> Assignment
The expected output is each line in the data below that includes the string "raises".
START Supplied records
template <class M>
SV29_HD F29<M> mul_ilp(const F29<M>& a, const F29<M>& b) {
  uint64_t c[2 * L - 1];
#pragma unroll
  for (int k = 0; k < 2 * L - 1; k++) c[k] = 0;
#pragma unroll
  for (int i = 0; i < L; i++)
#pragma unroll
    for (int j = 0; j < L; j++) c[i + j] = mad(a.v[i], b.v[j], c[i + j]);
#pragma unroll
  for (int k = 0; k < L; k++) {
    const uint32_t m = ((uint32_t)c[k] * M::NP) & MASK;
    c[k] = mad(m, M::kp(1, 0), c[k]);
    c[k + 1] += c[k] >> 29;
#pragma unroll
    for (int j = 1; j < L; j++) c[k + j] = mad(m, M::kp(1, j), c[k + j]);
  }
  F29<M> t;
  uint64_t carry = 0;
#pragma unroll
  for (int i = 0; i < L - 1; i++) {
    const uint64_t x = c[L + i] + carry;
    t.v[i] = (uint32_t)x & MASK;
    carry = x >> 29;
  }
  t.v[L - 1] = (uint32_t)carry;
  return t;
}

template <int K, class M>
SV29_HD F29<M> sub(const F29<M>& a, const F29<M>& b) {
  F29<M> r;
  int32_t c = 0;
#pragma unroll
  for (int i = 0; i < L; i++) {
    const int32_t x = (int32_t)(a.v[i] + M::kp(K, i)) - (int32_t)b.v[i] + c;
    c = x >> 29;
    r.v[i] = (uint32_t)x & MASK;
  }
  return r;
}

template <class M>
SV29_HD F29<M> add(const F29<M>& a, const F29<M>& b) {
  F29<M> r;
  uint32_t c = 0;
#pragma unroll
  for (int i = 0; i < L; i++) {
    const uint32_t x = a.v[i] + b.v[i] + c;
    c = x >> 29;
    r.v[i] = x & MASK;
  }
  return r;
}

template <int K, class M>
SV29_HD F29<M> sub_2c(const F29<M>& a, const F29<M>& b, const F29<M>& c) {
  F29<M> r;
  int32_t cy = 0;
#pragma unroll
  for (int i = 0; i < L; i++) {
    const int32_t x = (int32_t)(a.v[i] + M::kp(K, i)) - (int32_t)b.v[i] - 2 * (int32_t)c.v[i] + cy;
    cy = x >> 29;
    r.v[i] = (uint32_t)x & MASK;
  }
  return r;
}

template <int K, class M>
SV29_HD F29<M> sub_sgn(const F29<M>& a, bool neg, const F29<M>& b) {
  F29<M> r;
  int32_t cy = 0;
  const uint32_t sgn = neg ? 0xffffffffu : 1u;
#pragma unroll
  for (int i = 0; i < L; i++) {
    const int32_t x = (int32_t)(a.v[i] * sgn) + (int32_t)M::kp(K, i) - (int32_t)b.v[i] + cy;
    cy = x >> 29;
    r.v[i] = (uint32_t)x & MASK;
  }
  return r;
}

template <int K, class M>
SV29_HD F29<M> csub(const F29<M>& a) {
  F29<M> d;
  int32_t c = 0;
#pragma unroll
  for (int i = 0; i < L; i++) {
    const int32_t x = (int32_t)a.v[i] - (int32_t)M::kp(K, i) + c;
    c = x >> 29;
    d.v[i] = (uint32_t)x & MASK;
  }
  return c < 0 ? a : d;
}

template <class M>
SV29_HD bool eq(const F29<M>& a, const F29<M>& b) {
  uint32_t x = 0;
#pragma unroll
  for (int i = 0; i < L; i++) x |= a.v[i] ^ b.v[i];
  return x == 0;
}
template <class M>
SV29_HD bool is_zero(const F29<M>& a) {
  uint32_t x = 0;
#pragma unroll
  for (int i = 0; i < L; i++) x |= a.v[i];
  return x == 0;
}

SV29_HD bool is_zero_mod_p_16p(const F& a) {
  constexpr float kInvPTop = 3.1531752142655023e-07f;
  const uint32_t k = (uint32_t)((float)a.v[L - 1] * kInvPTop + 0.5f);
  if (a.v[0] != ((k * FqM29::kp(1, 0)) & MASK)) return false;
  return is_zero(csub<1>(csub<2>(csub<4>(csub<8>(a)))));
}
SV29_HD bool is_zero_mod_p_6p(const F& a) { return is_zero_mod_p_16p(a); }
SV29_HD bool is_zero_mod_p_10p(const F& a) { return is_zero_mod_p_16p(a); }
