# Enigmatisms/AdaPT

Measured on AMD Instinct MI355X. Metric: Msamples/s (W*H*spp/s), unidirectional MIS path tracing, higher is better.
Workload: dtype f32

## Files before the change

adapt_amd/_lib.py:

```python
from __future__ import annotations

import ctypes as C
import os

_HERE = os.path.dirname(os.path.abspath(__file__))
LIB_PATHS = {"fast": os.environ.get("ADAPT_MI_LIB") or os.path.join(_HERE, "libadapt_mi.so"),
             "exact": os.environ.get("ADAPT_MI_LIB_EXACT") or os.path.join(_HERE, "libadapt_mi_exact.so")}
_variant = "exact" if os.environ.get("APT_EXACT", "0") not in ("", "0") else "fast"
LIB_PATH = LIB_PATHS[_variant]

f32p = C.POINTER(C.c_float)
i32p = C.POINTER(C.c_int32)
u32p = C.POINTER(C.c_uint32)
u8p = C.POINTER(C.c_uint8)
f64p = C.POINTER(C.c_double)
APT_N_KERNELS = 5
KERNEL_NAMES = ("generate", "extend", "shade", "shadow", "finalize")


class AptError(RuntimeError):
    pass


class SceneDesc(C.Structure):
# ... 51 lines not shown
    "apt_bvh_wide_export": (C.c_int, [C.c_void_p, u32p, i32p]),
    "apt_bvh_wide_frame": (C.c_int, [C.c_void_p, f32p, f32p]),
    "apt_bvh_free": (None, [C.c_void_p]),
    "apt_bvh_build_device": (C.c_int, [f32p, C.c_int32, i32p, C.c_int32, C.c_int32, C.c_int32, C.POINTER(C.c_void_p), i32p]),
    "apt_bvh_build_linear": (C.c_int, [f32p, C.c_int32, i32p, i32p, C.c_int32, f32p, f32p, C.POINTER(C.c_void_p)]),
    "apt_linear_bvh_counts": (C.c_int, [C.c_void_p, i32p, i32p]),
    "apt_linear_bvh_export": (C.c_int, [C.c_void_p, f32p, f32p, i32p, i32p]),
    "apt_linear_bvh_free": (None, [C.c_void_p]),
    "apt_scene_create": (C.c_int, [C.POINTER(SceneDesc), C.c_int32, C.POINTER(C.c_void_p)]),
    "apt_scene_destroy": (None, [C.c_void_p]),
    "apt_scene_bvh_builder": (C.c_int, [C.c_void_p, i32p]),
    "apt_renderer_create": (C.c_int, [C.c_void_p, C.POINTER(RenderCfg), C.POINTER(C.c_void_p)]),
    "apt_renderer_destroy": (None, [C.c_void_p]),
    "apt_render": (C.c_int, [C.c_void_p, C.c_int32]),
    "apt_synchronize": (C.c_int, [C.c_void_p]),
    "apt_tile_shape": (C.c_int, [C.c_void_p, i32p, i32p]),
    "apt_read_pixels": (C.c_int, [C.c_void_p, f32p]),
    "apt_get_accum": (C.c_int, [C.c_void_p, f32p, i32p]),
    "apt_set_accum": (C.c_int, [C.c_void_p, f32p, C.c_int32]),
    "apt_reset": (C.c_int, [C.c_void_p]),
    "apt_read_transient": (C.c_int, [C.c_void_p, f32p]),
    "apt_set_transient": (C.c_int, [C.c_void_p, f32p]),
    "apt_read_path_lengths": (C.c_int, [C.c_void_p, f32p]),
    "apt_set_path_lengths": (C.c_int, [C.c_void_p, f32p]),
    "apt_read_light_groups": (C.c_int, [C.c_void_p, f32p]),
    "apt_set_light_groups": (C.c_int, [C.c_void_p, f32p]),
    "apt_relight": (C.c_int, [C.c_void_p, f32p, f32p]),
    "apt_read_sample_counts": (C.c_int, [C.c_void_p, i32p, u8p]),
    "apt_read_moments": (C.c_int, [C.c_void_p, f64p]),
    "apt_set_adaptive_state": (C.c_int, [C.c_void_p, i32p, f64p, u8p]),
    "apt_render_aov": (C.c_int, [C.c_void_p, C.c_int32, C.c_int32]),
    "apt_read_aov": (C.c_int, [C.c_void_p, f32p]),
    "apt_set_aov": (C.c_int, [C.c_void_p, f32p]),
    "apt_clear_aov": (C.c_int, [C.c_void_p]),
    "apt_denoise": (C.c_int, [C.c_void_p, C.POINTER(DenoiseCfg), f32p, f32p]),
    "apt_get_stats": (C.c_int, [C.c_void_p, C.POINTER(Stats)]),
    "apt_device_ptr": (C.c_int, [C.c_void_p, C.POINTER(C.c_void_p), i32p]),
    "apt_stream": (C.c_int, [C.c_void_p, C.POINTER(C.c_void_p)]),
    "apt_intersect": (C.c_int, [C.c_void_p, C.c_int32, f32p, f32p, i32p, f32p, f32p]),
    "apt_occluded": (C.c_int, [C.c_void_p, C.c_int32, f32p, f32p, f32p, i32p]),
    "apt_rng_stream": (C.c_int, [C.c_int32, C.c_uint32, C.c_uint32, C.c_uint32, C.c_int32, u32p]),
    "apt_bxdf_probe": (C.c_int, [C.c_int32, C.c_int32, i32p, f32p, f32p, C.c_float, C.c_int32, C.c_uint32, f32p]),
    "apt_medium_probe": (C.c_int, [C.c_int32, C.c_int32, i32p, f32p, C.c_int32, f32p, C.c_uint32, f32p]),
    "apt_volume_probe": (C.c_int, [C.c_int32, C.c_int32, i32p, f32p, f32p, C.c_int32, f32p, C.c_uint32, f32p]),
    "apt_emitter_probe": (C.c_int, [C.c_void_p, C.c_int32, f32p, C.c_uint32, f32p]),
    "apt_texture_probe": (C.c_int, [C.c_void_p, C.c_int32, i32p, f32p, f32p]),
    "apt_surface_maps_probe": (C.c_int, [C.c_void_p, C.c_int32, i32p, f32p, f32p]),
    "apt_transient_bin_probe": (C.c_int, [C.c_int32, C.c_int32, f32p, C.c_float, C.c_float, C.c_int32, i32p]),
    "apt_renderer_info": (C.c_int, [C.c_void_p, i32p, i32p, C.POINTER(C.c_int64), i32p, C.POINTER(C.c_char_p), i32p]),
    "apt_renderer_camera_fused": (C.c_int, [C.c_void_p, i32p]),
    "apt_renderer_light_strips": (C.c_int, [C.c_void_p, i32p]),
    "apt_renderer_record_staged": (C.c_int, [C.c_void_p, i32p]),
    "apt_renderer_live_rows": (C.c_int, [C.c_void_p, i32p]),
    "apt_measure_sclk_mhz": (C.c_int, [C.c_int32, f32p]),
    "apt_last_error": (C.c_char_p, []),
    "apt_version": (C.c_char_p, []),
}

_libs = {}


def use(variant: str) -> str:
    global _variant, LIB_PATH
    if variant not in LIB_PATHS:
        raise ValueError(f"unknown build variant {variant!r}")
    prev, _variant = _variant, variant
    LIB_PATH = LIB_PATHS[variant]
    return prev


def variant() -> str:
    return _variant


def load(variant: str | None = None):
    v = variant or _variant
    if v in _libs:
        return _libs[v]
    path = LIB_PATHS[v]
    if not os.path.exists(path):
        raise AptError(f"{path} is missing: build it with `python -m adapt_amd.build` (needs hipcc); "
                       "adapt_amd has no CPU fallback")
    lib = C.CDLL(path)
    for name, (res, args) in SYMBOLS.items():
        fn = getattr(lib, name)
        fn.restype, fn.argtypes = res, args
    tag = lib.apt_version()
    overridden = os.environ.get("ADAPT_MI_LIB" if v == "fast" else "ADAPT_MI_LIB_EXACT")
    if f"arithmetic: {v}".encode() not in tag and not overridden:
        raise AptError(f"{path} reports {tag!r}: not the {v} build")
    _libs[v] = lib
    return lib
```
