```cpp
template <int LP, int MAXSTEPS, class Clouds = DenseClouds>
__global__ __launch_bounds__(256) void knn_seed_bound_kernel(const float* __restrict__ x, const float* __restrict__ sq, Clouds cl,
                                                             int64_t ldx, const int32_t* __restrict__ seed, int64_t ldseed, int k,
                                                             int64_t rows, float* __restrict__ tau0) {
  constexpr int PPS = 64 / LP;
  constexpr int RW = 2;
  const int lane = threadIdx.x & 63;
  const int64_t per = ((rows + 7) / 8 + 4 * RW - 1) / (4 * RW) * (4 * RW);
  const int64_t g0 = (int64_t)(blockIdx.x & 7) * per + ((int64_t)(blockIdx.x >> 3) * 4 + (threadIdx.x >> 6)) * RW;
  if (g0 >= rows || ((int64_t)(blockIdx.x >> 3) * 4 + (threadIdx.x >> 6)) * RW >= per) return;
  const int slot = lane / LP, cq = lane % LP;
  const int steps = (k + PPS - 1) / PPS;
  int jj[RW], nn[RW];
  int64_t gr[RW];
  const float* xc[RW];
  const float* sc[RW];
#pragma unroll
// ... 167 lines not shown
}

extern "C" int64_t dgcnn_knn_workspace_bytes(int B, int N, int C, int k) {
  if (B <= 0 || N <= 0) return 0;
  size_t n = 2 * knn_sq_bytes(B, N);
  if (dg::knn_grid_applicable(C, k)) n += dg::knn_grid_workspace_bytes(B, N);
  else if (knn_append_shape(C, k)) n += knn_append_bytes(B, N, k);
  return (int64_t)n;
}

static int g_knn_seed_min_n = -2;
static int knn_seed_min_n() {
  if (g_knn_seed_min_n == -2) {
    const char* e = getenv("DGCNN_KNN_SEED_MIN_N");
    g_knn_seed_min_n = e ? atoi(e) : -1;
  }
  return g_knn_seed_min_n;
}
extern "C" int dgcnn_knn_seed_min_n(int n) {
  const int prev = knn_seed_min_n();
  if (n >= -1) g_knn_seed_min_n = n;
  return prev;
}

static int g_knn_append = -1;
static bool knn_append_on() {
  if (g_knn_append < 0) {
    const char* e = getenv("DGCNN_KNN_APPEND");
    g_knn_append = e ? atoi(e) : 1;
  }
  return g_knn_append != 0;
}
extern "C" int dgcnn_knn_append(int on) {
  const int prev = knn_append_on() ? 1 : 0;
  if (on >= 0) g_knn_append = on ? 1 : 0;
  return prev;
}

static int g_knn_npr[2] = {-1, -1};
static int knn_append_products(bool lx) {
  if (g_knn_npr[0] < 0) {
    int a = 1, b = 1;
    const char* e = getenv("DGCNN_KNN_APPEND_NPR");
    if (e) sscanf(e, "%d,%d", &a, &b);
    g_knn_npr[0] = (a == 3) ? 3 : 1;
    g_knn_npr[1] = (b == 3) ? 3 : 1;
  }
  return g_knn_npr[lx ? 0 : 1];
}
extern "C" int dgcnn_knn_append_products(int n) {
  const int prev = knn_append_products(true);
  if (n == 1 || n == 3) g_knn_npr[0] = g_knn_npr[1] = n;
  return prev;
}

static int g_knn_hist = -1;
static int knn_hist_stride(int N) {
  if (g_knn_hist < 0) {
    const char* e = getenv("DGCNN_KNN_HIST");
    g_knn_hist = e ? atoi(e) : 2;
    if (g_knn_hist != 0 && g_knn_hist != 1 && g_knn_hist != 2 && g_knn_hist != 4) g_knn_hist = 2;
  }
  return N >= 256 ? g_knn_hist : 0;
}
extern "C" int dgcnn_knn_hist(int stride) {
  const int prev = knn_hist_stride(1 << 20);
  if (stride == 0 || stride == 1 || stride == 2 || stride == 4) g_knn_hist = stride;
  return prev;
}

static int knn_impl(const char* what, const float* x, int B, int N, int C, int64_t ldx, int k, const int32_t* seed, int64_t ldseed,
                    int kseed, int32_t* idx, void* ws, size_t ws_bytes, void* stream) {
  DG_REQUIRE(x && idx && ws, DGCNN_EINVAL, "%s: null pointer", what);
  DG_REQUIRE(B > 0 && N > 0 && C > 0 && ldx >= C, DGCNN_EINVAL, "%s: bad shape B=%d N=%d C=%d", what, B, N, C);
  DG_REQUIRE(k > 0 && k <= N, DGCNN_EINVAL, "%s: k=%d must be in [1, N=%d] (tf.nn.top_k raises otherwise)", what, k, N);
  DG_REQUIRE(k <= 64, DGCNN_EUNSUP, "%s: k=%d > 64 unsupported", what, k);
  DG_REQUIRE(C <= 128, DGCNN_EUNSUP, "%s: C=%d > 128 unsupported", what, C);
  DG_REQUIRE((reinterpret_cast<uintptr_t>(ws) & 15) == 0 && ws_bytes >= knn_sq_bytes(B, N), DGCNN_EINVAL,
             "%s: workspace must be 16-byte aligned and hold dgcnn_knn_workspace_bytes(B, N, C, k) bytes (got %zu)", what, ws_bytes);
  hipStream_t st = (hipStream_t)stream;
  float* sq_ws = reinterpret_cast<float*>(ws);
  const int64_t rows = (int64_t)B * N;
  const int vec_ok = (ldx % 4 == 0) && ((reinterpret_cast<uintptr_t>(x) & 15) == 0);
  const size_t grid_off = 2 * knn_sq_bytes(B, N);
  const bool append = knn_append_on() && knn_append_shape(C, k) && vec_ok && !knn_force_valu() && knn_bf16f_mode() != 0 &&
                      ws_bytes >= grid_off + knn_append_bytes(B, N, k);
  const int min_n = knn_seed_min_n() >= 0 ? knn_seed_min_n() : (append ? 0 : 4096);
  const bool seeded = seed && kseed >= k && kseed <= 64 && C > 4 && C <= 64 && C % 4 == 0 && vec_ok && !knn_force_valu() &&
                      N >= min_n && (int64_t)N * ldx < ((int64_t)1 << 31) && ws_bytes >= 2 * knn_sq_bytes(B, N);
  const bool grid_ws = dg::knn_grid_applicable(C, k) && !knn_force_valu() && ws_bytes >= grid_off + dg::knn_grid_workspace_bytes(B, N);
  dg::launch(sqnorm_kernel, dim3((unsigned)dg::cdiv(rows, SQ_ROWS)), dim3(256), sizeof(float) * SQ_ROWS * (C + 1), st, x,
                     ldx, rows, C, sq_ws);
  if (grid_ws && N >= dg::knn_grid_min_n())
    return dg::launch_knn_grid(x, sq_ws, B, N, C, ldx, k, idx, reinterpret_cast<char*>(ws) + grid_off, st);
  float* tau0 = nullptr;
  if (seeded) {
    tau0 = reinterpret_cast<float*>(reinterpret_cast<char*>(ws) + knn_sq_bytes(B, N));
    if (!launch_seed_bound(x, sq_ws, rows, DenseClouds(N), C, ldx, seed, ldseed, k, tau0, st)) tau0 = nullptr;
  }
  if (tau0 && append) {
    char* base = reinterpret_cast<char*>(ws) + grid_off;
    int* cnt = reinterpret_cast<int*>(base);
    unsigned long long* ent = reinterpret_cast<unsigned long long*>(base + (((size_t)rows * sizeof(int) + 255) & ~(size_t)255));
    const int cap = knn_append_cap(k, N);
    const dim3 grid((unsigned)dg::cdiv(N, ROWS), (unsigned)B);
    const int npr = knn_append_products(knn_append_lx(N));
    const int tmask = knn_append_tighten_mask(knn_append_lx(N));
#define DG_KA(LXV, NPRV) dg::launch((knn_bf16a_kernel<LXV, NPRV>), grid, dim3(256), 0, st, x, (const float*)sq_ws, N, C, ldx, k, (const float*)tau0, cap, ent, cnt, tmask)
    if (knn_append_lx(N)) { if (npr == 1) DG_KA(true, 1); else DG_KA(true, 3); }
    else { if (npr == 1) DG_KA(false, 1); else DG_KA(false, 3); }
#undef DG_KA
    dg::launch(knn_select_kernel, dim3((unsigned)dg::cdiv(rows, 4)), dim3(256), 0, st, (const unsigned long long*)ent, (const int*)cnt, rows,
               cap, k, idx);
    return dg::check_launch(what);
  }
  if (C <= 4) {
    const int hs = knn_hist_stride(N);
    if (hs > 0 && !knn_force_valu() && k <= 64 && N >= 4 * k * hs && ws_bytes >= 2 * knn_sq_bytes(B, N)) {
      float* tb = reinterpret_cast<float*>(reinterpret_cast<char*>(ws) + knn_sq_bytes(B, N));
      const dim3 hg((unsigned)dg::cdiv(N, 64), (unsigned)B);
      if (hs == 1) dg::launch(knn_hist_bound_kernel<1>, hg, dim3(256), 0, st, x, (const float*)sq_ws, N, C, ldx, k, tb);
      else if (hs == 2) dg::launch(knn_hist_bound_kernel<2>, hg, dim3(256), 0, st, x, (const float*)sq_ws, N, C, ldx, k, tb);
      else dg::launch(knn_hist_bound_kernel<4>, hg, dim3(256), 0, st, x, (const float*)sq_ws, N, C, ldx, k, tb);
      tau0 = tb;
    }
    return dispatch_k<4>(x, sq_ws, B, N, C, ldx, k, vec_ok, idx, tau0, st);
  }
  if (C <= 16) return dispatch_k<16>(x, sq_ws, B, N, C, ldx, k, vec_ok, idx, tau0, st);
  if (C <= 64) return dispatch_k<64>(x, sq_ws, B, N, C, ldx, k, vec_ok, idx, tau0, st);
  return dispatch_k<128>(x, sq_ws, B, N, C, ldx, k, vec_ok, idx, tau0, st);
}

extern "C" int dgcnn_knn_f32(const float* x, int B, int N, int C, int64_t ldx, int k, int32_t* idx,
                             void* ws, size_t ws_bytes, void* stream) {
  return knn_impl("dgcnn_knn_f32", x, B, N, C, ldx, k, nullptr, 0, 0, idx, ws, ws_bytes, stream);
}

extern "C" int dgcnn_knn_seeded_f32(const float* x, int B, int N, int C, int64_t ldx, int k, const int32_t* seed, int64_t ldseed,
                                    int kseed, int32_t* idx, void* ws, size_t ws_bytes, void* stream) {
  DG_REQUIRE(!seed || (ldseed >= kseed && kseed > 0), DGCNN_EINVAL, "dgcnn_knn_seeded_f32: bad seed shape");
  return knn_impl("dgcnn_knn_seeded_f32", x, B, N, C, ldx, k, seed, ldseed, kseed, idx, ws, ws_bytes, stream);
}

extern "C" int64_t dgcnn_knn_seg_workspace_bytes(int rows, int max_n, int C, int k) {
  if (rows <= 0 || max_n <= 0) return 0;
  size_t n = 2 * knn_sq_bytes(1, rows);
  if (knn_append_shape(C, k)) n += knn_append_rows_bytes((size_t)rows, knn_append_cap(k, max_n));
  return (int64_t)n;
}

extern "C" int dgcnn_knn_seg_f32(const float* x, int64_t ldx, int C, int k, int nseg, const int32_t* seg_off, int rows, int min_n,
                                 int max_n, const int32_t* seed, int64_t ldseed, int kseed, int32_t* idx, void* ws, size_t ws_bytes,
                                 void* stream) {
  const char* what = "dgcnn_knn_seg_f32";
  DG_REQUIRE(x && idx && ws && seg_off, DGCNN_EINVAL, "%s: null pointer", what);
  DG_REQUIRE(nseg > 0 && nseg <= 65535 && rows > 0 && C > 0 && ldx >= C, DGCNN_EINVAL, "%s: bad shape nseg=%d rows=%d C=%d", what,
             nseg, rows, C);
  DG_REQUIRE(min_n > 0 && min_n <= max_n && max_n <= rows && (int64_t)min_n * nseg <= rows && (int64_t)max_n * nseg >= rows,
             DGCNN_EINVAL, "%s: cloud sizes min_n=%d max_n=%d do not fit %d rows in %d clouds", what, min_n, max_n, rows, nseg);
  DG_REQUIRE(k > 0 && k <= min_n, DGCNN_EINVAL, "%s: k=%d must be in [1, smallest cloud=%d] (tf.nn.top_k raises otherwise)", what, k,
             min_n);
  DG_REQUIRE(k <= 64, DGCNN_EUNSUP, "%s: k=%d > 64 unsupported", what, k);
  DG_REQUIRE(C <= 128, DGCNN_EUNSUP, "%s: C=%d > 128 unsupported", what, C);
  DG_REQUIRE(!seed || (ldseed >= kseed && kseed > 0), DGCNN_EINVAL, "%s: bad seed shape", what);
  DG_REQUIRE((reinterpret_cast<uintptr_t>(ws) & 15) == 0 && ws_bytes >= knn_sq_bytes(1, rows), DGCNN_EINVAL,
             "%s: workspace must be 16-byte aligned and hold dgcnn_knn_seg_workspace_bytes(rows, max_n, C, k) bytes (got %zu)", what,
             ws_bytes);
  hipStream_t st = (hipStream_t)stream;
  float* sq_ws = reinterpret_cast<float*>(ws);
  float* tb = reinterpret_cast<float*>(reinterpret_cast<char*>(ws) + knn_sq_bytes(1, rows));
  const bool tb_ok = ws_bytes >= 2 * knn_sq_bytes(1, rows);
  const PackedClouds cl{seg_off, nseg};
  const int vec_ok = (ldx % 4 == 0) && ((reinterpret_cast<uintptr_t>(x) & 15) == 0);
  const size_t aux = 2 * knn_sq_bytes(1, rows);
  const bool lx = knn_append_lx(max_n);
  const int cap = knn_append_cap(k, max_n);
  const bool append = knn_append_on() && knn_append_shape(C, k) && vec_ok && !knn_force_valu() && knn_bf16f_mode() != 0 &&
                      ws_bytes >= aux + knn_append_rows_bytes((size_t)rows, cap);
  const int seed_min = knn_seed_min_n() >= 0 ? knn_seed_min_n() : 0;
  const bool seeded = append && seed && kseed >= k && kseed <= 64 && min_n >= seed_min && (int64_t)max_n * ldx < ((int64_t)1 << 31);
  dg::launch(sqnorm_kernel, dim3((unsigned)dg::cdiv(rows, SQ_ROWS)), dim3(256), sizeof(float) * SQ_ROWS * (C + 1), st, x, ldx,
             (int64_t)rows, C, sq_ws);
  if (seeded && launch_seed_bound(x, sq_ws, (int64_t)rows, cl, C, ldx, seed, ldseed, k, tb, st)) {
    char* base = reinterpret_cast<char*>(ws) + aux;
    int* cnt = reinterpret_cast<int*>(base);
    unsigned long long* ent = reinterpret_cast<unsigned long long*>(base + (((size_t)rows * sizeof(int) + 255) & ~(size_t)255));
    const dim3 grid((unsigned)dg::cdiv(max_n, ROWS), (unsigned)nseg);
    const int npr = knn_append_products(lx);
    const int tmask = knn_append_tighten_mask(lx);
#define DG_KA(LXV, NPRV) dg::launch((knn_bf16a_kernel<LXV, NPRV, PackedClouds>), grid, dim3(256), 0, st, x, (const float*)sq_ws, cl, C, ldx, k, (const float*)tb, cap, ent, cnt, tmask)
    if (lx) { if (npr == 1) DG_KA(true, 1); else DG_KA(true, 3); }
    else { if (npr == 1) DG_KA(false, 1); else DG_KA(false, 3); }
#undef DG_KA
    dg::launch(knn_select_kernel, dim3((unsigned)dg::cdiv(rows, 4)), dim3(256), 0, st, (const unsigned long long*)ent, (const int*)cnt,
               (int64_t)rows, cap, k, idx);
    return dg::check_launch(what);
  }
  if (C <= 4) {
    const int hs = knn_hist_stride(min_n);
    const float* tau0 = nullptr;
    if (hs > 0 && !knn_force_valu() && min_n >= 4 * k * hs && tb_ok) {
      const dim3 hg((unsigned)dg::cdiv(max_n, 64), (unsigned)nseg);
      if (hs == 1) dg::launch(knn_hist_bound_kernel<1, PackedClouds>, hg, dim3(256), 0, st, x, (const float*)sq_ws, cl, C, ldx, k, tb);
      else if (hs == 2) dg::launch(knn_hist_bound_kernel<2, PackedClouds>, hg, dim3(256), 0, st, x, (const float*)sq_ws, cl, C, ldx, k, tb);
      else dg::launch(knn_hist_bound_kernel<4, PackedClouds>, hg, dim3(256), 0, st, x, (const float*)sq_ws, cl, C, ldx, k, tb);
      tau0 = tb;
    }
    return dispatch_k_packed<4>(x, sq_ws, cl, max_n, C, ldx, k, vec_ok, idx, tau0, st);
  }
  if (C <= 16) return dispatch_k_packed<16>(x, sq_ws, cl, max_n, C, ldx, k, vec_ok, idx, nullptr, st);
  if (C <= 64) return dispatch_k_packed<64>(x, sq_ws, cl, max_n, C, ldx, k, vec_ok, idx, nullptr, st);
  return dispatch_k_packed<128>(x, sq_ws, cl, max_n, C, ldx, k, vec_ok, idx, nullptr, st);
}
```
END Supplied records
> Solution
  DG_REQUIRE(k > 0 && k <= N, DGCNN_EINVAL, "%s: k=%d must be in [1, N=%d] (tf.nn.top_k raises otherwise)", what, k, N);
  DG_REQUIRE(k > 0 && k <= min_n, DGCNN_EINVAL, "%s: k=%d must be in [1, smallest cloud=%d] (tf.nn.top_k raises otherwise)", what, k,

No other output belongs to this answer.